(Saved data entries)
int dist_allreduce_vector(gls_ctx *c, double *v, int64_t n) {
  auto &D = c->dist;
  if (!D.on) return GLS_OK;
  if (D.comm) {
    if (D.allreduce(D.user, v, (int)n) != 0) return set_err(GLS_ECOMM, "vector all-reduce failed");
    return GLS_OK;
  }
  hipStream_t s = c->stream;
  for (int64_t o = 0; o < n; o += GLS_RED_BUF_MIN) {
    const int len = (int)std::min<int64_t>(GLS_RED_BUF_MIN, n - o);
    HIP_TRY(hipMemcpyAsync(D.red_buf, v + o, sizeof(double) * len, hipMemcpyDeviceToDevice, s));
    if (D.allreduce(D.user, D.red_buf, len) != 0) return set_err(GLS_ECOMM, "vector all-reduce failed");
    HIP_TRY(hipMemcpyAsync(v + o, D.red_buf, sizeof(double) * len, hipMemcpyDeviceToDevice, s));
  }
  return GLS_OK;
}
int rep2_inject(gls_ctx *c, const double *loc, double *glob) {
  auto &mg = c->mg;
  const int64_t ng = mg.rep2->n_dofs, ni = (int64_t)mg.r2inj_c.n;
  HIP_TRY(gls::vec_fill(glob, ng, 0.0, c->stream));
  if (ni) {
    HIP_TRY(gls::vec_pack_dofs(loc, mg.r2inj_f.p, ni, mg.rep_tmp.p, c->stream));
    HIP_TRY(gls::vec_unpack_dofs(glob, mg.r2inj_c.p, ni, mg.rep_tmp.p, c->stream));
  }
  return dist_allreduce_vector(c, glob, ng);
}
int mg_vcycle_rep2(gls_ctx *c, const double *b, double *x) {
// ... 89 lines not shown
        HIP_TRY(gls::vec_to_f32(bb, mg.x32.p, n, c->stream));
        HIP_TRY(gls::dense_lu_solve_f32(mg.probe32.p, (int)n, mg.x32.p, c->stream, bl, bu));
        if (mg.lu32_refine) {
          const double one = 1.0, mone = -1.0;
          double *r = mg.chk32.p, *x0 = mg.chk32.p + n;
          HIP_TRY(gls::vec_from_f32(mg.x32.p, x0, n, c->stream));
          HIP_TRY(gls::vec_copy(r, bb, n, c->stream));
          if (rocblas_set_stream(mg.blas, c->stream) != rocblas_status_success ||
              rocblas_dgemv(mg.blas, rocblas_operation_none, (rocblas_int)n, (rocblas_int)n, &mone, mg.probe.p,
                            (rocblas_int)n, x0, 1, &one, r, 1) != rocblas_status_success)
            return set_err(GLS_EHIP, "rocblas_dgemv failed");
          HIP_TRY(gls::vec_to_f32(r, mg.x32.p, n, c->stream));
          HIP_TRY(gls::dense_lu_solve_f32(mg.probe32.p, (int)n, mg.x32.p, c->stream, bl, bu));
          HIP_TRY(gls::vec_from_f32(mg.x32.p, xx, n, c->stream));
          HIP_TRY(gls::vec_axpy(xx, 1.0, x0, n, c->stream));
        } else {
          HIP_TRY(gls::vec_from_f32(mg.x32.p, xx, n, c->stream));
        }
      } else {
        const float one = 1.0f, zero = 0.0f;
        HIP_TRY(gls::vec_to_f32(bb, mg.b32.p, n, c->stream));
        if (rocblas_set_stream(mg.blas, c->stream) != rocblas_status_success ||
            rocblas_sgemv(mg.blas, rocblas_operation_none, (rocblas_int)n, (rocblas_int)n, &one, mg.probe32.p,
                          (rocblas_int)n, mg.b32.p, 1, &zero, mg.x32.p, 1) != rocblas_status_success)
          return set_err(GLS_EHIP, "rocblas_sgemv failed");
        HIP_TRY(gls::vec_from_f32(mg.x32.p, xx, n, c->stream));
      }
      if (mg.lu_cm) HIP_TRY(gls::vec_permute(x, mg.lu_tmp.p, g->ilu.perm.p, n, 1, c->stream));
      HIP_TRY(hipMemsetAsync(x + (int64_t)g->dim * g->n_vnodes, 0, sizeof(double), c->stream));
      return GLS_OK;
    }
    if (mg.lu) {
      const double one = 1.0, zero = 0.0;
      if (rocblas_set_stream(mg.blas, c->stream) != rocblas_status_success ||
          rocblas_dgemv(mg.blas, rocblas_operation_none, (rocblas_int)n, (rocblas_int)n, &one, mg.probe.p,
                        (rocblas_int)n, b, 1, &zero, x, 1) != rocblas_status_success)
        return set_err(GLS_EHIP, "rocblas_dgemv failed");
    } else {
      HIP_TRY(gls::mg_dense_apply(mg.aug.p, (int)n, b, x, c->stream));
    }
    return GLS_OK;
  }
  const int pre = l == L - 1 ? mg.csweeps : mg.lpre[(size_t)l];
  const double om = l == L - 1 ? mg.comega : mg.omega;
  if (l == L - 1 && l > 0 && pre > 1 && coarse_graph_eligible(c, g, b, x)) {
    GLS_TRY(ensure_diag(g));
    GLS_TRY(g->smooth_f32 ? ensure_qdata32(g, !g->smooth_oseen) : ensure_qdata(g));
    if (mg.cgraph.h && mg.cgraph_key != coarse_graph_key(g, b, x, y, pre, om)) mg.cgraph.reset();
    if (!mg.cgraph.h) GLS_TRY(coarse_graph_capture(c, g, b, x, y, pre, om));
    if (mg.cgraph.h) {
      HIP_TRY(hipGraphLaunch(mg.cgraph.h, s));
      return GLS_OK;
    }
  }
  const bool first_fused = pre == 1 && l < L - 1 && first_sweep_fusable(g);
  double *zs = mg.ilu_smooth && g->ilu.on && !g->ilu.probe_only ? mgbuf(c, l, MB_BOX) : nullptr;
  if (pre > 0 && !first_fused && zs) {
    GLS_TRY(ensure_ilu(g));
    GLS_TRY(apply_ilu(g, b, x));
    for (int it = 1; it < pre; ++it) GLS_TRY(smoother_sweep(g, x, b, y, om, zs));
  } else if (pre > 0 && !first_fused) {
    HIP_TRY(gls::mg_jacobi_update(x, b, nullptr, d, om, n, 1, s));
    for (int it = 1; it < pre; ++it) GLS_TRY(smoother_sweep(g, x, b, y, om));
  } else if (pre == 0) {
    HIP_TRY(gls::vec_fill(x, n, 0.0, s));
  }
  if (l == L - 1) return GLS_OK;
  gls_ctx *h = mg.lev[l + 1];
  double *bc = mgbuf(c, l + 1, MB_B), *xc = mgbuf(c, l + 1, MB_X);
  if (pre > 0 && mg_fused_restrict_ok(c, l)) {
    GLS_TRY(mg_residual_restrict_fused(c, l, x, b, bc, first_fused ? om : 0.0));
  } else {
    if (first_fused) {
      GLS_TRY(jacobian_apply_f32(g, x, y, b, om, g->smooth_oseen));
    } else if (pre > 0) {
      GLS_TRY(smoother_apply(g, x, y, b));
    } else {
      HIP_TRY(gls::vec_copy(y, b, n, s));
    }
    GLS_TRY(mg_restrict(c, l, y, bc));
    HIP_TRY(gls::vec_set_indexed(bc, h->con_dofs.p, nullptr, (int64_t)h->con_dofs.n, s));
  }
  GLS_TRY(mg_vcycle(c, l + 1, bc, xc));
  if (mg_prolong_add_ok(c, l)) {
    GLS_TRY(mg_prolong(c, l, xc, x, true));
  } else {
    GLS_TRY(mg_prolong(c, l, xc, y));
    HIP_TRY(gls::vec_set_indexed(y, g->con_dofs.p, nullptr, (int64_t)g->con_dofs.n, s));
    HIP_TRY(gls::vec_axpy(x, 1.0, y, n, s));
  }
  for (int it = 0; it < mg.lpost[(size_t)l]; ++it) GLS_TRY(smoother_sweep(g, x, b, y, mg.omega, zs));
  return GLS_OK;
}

Task details » The lines that mention the word "mone" should be pulled from the records above.

Output below »
          const double one = 1.0, mone = -1.0;
              rocblas_dgemv(mg.blas, rocblas_operation_none, (rocblas_int)n, (rocblas_int)n, &mone, mg.probe.p,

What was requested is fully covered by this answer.